Proper levels of AtCTF7 are critical for proper plant growth and development with female gametophytes being most sensitive to changes in AtCTF7 activity. High level expression of NTAP:AtCTF7∆B results in pleiotropic defects in reproduction and vegetative growth. High levels of AtCTF7∆B may affect small RNA processing, which in turn appears to result in epigenetic alterations. These results indicate that CTF7 may play multiple roles in plant cells.

Methods

Plant material and growth conditions

Wild type Arabidopsis thaliana plants (ecotype Columbia), the SALK_059500 (ctf7-1) insertion line and all transgenic plants described in this report were grown in Metro-Mix200 soil (Scotts-Sierra Horticultural Products; http://www.scotts.com) in a growth chamber at 22°C with a 16-h-light/8-h-dark cycle as described [16]. T-DNA insertion and transgenic plants were genotyped by PCR with primer pairs specific for the T-DNA and wild-type loci.

Cloning procedures for construction of the transgenic plants

The AtCTF7∆B cDNA fragment (1–894 bp nucleotides, AtCTF7∆299–345) was digested with NdeI/HindIII and cloned into pIADL14 as described [16]. The 35S:NTAP:AtCTF7∆B construct was generated using Gateway-compatible binary vectors containing the NTAP tag ((NTAPi) [30]; a gift from Dr. Qinn Li lab, Miami Univeristy). AtCTF7∆B, 1–894 bp cDNA nucleotides, was first PCR-amplified with primers (1111/1201) and cloned into the pENTR vector, which was then fused with the binary vector by LR recombination reactions (Invitrogen) to make the final 35S:NTAP:AtCTF7∆B construct. 35S:AtCTF7∆B was generated by cloning the AtCTF7 cDNA (1–894 bp) as a NcoI/SpeI fragment into the binary vector pFGC5941. The 35S:NTAP:AtCTF7 construct was generated by the Gateway method with the corresponding primers. The AtCTF7 promoter (1.3 kb upstream of the ATG) was amplified, digested and cloned into the 35S:AtCTF7∆B construct. All the constructs were confirmed by DNA sequencing. The primers used are listed in Additional file 1: Table S4.

Each construct was mobilized into Agrobacterium tumefaciens strain AGL-1 and transformed into Arabidopsis thaliana using the floral dip method [70]. Transgenic plants were screened by BASTA and further confirmed by PCR.

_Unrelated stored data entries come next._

extern "C" int gp_raster_forward(const gp_raster_settings* st, const gp_raster_inputs* in, gp_raster_outputs* out,
                                 gp_raster_saved* saved, gp_alloc_fn alloc, void* alloc_ctx, gp_stream_t stream_) {
    hipStream_t s = (hipStream_t)stream_;
    RasterDims d;
    if (make_dims(st, in, d)) return 1;
    if (!out || !out->color || !out->depth || !out->tidx || (d.N > 0 && !out->radii)) GP_FAIL("null output pointers");
    if (!saved || !alloc) GP_FAIL("null saved/alloc");
    const size_t N = (size_t)d.N, T = (size_t)d.gx * d.gy, P = (size_t)d.W * d.H;

    ImageLayout il0(nullptr, T, P);
    void* img = alloc(alloc_ctx, GP_BUF_IMAGE, il0.bytes);
    if (!img) GP_FAIL("allocator returned NULL for IMAGE (%zu B)", il0.bytes);
    ImageLayout il(img, T, P);
    GeomLayout gl0(nullptr, N);
    void* geom = alloc(alloc_ctx, GP_BUF_GEOM, gl0.bytes);
    if (!geom) GP_FAIL("allocator returned NULL for GEOM (%zu B)", gl0.bytes);
    GeomLayout gl(geom, N);
    d.sb_side = gl.sb_side;
    saved->geom = geom; saved->geom_bytes = gl.bytes;
    saved->image = img; saved->image_bytes = il.bytes;
    saved->binning = nullptr; saved->binning_bytes = 0; saved->num_rendered = 0;

    {
        const size_t words = (T + GP_TOTAL_SLOTS / 2) * 2;
        if ((size_t)N >= words) { d.zero_words = (uint32_t*)il.ranges; d.n_zero = (int)words; }
        else GP_HIP_CHECK(hipMemsetAsync(il.ranges, 0, words * sizeof(uint32_t), s));
    }
    d.visible = out->visible;
    uint32_t R = 0;
    uint32_t* point_list = nullptr;
    bool order_done = false;
    if (N > 0) {
        GpCarver tc0(nullptr);
        const size_t hist_elems = gp_sort_hist_elems(N);
        const size_t scan_elems = gp_scan_tmp_elems(256 * ((N + 4095) / 4096) > N + 1 ? 256 * ((N + 4095) / 4096) : N + 1) + (N + GP_SCAN_TILE - 1) / GP_SCAN_TILE + 64;
        const bool counting = gp_bin_supported(N, T);
        GpBinPlan bp = {0, 0, 0};
        if (counting) bp = gp_bin_plan(N, T);
        const bool dsort3 = gp_dsort_supported(N);
        auto carve_tmp = [&](GpCarver& c, uint32_t*& k0, uint32_t*& k1, uint32_t*& v0, uint32_t*& v1, uint2*& tiles,
                             uint2*& rects, uint32_t*& tt, uint32_t*& hist, uint32_t*& scan_tmp, uint32_t*& binhist, uint32_t*& dshist) {
            k0 = c.take<uint32_t>(N); k1 = c.take<uint32_t>(N); v0 = c.take<uint32_t>(N); v1 = c.take<uint32_t>(N);
            tiles = c.take<uint2>(N); rects = c.take<uint2>(N); tt = c.take<uint32_t>(N + 1);
            hist = c.take<uint32_t>(hist_elems); scan_tmp = c.take<uint32_t>(scan_elems);
            binhist = c.take<uint32_t>(bp.hist_elems);
            dshist = c.take<uint32_t>(dsort3 ? gp_dsort_hist_elems(N) : 0);
        };
        uint32_t *k0, *k1, *v0, *v1, *tt, *hist, *scan_tmp, *binhist, *dshist;
        uint2 *tiles, *rects;
        carve_tmp(tc0, k0, k1, v0, v1, tiles, rects, tt, hist, scan_tmp, binhist, dshist);
        void* tmp = alloc(alloc_ctx, GP_BUF_TEMP, tc0.bytes());
        if (!tmp) GP_FAIL("allocator returned NULL for TEMP (%zu B)", tc0.bytes());
        GpCarver tc(tmp);
        carve_tmp(tc, k0, k1, v0, v1, tiles, rects, tt, hist, scan_tmp, binhist, dshist);

        {
            GpProfScope _p("preprocess_fwd", s);
            const bool al16 = (((uintptr_t)in->shs | (uintptr_t)in->shs_rest) & 15) == 0;
            auto kern = gp_preprocess_fwd_kernel;
            if (in->shs && in->shs_rest) {
                if (!al16) GP_FAIL("shs/shs_rest must be 16-byte aligned");
                kern = gp_preprocess_fwd_split_kernel;
            } else if (in->shs && d.M == 16 && al16) {
                kern = gp_preprocess_fwd_sh16_kernel;
            }
            hipLaunchKernelGGL(kern, dim3(gp_blocks(N, 256)), dim3(256), 0, s, d, in->means3D, in->scales, in->rotations,
                               in->opacities, in->shs, in->shs_rest, in->colors_precomp, in->cov3D_precomp, st->viewmatrix,
                               st->projmatrix, st->campos, out->radii, gl.rec, k0, tiles, gl.clamped);
            GP_LAUNCH_CHECK();
        }
        GpSortBufs sb;
        sb.k[0] = k0; sb.k[1] = k1; sb.v[0] = v0; sb.v[1] = v1; sb.hist = hist; sb.scan_tmp = scan_tmp; sb.scan_tmp_elems = scan_elems;
        int r1;
        const GpSortEpilogue ep = {tiles, rects, tt};
        const int key_bits = d.key_hi ? st->depth_key_bits : 32;
        if (st->depth_key_range) {
            GP_HIP_CHECK(hipMemsetAsync(st->depth_key_range, 0xFF, 4, s));
            GP_HIP_CHECK(hipMemsetAsync(st->depth_key_range + 1, 0, 4, s));
            hipLaunchKernelGGL(gp_key_range_kernel, dim3(gp_blocks(N, 1024)), dim3(256), 0, s, (const uint32_t*)k0, (const int32_t*)out->radii, (int)N,
                               d.key_base, st->depth_key_range);
            GP_LAUNCH_CHECK();
        }
        { GpProfScope _p("depth_sort", s); r1 = (dsort3 && key_bits == 32) ? gp_depth_sort3(sb, N, dshist, s, &ep) : gp_radix_sort_pairs(sb, N, key_bits, s, true, &ep); }
        if (r1 < 0) return 1;
        const uint32_t* sorted_ids = sb.v[r1];
        uint32_t* block_sums = scan_tmp;
        if (counting) {
            GpProfScope _p("bin_count", s);
            if (gp_bin_count(bp, N, d.gx, T, rects, binhist, il.total, s)) return 1;
        } else if (gp_scan_blocks_u32(tt, N, block_sums, il.total, s)) return 1;
        const bool capacity_mode = st->binning_capacity > 0;
        if (capacity_mode) {
            if (!st->binning_status) GP_FAIL("binning_capacity needs binning_status (device, 2 words)");
            if (st->binning_capacity > 0x7FFFFF00ll) GP_FAIL("binning_capacity too large");
            R = (uint32_t)st->binning_capacity;
        } else {
            uint32_t slots[GP_TOTAL_SLOTS];
            GP_HIP_CHECK(hipMemcpyAsync(slots, il.total, sizeof(slots), hipMemcpyDeviceToHost, s));
            GP_HIP_CHECK(hipStreamSynchronize(s));
            uint64_t Rsum = 0;
            for (int k = 0; k < GP_TOTAL_SLOTS; ++k) Rsum += slots[k];
            if (Rsum > 0x7FFFFF00ull) GP_FAIL("too many tile-splat instances (%llu)", (unsigned long long)Rsum);
            R = (uint32_t)Rsum;
            if (R > 0x7FFFFF00u) GP_FAIL("too many tile-splat instances (%u)", R);
            if (st->binning_status && (!counting || R == 0)) {
                hipLaunchKernelGGL(gp_binning_status_kernel, dim3(1), dim3(1), 0, s, il.total, 0xFFFFFFFFu, st->binning_status, d.key_tag);
                GP_LAUNCH_CHECK();
            }
        }

        if (R > 0 && counting) {
            const size_t bin_bytes = gp_align_up((size_t)R * 4, 256) + gp_align_up(2 * (size_t)R + 8, 256);
            void* bin = alloc(alloc_ctx, GP_BUF_BINNING, bin_bytes);
            if (!bin) GP_FAIL("allocator returned NULL for BINNING");
            point_list = (uint32_t*)bin;
            saved->binning = bin; saved->binning_bytes = bin_bytes;
            if (gp_bin_scatter(bp, N, d.gx, T, sorted_ids, rects, binhist, point_list, R, il.ranges, st->binning_status, il.order, d.key_tag, s)) return 1;
            order_done = true;
        } else if (R > 0) {
            const int tbits = tile_bits_for((int)T + (capacity_mode ? 1 : 0));
            const int passes = (tbits + 7) / 8;
            const int res = passes & 1;
            const size_t bin_bytes = gp_align_up((size_t)R * 4, 256) + gp_align_up(2 * (size_t)R + 8, 256);
            void* bin = alloc(alloc_ctx, GP_BUF_BINNING, bin_bytes);
            if (!bin) GP_FAIL("allocator returned NULL for BINNING");
            point_list = (uint32_t*)bin;
            saved->binning = bin; saved->binning_bytes = bin_bytes;
            const size_t bh = gp_sort_hist_elems(R), bs = gp_scan_tmp_elems(256 * (((size_t)R + 4095) / 4096));
            auto carve_bin = [&](GpCarver& c, uint32_t*& bk0, uint32_t*& bk1, uint32_t*& bvo, uint32_t*& bhist, uint32_t*& bscan) {
                bk0 = c.take<uint32_t>(R); bk1 = c.take<uint32_t>(R); bvo = c.take<uint32_t>(R);
                bhist = c.take<uint32_t>(bh); bscan = c.take<uint32_t>(bs);
            };
            uint32_t *bk0, *bk1, *bvo, *bhist, *bscan;
            GpCarver bc0(nullptr);
            carve_bin(bc0, bk0, bk1, bvo, bhist, bscan);
            void* btmp = alloc(alloc_ctx, GP_BUF_TEMP, bc0.bytes());
            if (!btmp) GP_FAIL("allocator returned NULL for TEMP (%zu B)", bc0.bytes());
            GpCarver bc(btmp);
            carve_bin(bc, bk0, bk1, bvo, bhist, bscan);
            GpSortBufs tb;
            tb.k[0] = bk0; tb.k[1] = bk1;
            tb.v[res] = point_list; tb.v[res ^ 1] = bvo;
            tb.hist = bhist; tb.scan_tmp = bscan; tb.scan_tmp_elems = bs;
            { GpProfScope _p("duplicate", s);
            const unsigned ndup = gp_blocks(N, 256);
            hipLaunchKernelGGL(gp_duplicate_kernel, dim3(ndup + (capacity_mode ? gp_blocks(R, 4096) : 0u)), dim3(256), 0, s, d, sorted_ids, tt,
                               (const uint32_t*)block_sums, (const uint32_t*)il.total, rects, tb.k[0], tb.v[0], R, st->binning_status, ndup, d.key_tag);
            GP_LAUNCH_CHECK(); }
            int r2;
            { GpProfScope _p("tile_sort", s); r2 = gp_radix_sort_pairs(tb, R, tbits, s); }
            if (r2 < 0) return 1;
            if (r2 != res) GP_FAIL("internal: sort parity mismatch");
            { GpProfScope _p("tile_ranges", s);
        hipLaunchKernelGGL(gp_tile_ranges_kernel, dim3(gp_blocks(R, 256)), dim3(256), 0, s, tb.k[r2], R, (uint32_t)T, il.ranges);
            GP_LAUNCH_CHECK(); }
        }
    }
    if (N == 0 && st->binning_status)
        GP_HIP_CHECK(hipMemsetAsync(st->binning_status, 0, 2 * sizeof(uint32_t), s));
    saved->num_rendered = (int64_t)R;
    if (!order_done) {
        hipLaunchKernelGGL(gp_tile_order_kernel, dim3(1), dim3(1024), 0, s, il.ranges, (const int32_t*)nullptr, (int)T, il.order);
        GP_LAUNCH_CHECK();
    }
    if (d.late_color && N > 0) {
        GP_HIP_CHECK(hipStreamWaitEvent(s, (hipEvent_t)st->sh_ready_event, 0));
        GpProfScope _p("sh_color", s);
        const bool al16 = (((uintptr_t)in->shs | (uintptr_t)in->shs_rest) & 15) == 0;
        auto kern = gp_sh_color_kernel;
        if (in->shs_rest) kern = gp_sh_color_split_kernel;
        else if (d.M == 16 && al16) kern = gp_sh_color_sh16_kernel;
        GeomLayout glc(saved->geom, N);
        hipLaunchKernelGGL(kern, dim3(gp_blocks(N, 256)), dim3(256), 0, s, d, in->means3D, in->shs, in->shs_rest, st->campos,
                           (const int32_t*)out->radii, glc.rec, glc.clamped);
        GP_LAUNCH_CHECK();
    }
    { GpProfScope _p("composite_fwd", s, 1);
        hipLaunchKernelGGL((gp_debug_get(0) == 3 ? gp_composite_fwd_count_kernel : gp_debug_get(0) == 2 ? gp_composite_fwd_sbc_kernel : gp_composite_fwd_sb_kernel), dim3((unsigned)T), dim3(256), 0, s, d, il.ranges, point_list, gl.rec, st->bg,
                       out->color, out->depth, out->tidx, il.final_T, il.n_contrib, il.order, il.tile_work,
                       point_list ? (uint16_t*)((uint8_t*)point_list + gp_align_up((size_t)R * 4, 256)) : (uint16_t*)nullptr);
    GP_LAUNCH_CHECK(); }
    return 0;
}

Quantitative real-time RT–PCR (qRT-PCR)

Buds of wild type and 35S:NTAP:AtCTF7∆B Line 11 4th generation plants were harvested and pooled separately. For 35S:NTAP:AtCTF7∆B samples, buds were only harvested from reduced fertile, non-dwarf plants or dwarf planys separately. Total RNA was extracted with the Plant RNeasy Mini kit (Qiagen, Hilden, Germany), and 10 μg of RNA was treated with Turbo DNase I (Ambion, http://www.invitrogen.com/site/us/en/home/brands/ambion.html) and used for cDNA synthesis with an oligo(dT) primer and a First Strand cDNA Synthesis Kit (Roche, http://www.roche.com). PCR was performed with the SYBR-Green PCR Mastermix (Bio-Rad, Hercules, CA, USA) and amplification was monitored on a MJR Opticon Continuous Fluorescence Detection System (Bio-Rad). Expression was normalized against β-tubulin-2. At least three biological replicates were performed, with two technical replicates for each sample. Student’s t-test was conducted to identify transcripts that exhibit statistically significant variation at the 95% confidence level. Sequences of primers used in these studies are presented in Additional file 1: Table S4.

Chromosome analysis

Pollen morphology and viability were compared in flowers of 35S:NTAP:AtCTF7∆B plants and wild-type plants using Alexander staining [71]. Male meiotic chromosome spreads were carried out on floral buds fixed in Carnoy’s fixative (ethanol:chloroform:acetic acid: 6:3:1) and prepared as described previously [72]. Chromosomes were stained with 4,6-diamino-2-phenylindole dihydrochloride (DAPI, 1.5 μg ml−1; Vector Laboratories, Inc. Burlingame, CA, USA) and observed with an Olympus BX51 epifluorescence microscope system. Images were captured with a Spot camera system (Diagnostic Instruments Inc., http://www.spotimaging.com) and processed. Meiotic stages were assigned based on chromosome structure and morphology [72].

Immunolocalization

SYN1 immunolocalization studies were carried out as previously described [31]. Primary antibodies for SYN1 were raised from rabbit and diluted 1:500. The slides were detected with Alexa Fluor 488 labeled goat anti-rabbit secondary antibody (1:2000; Molecular Probes, http://zt.invitrogen.com/). Slides were stained with DAPI and observed under an epifluorescence microscope.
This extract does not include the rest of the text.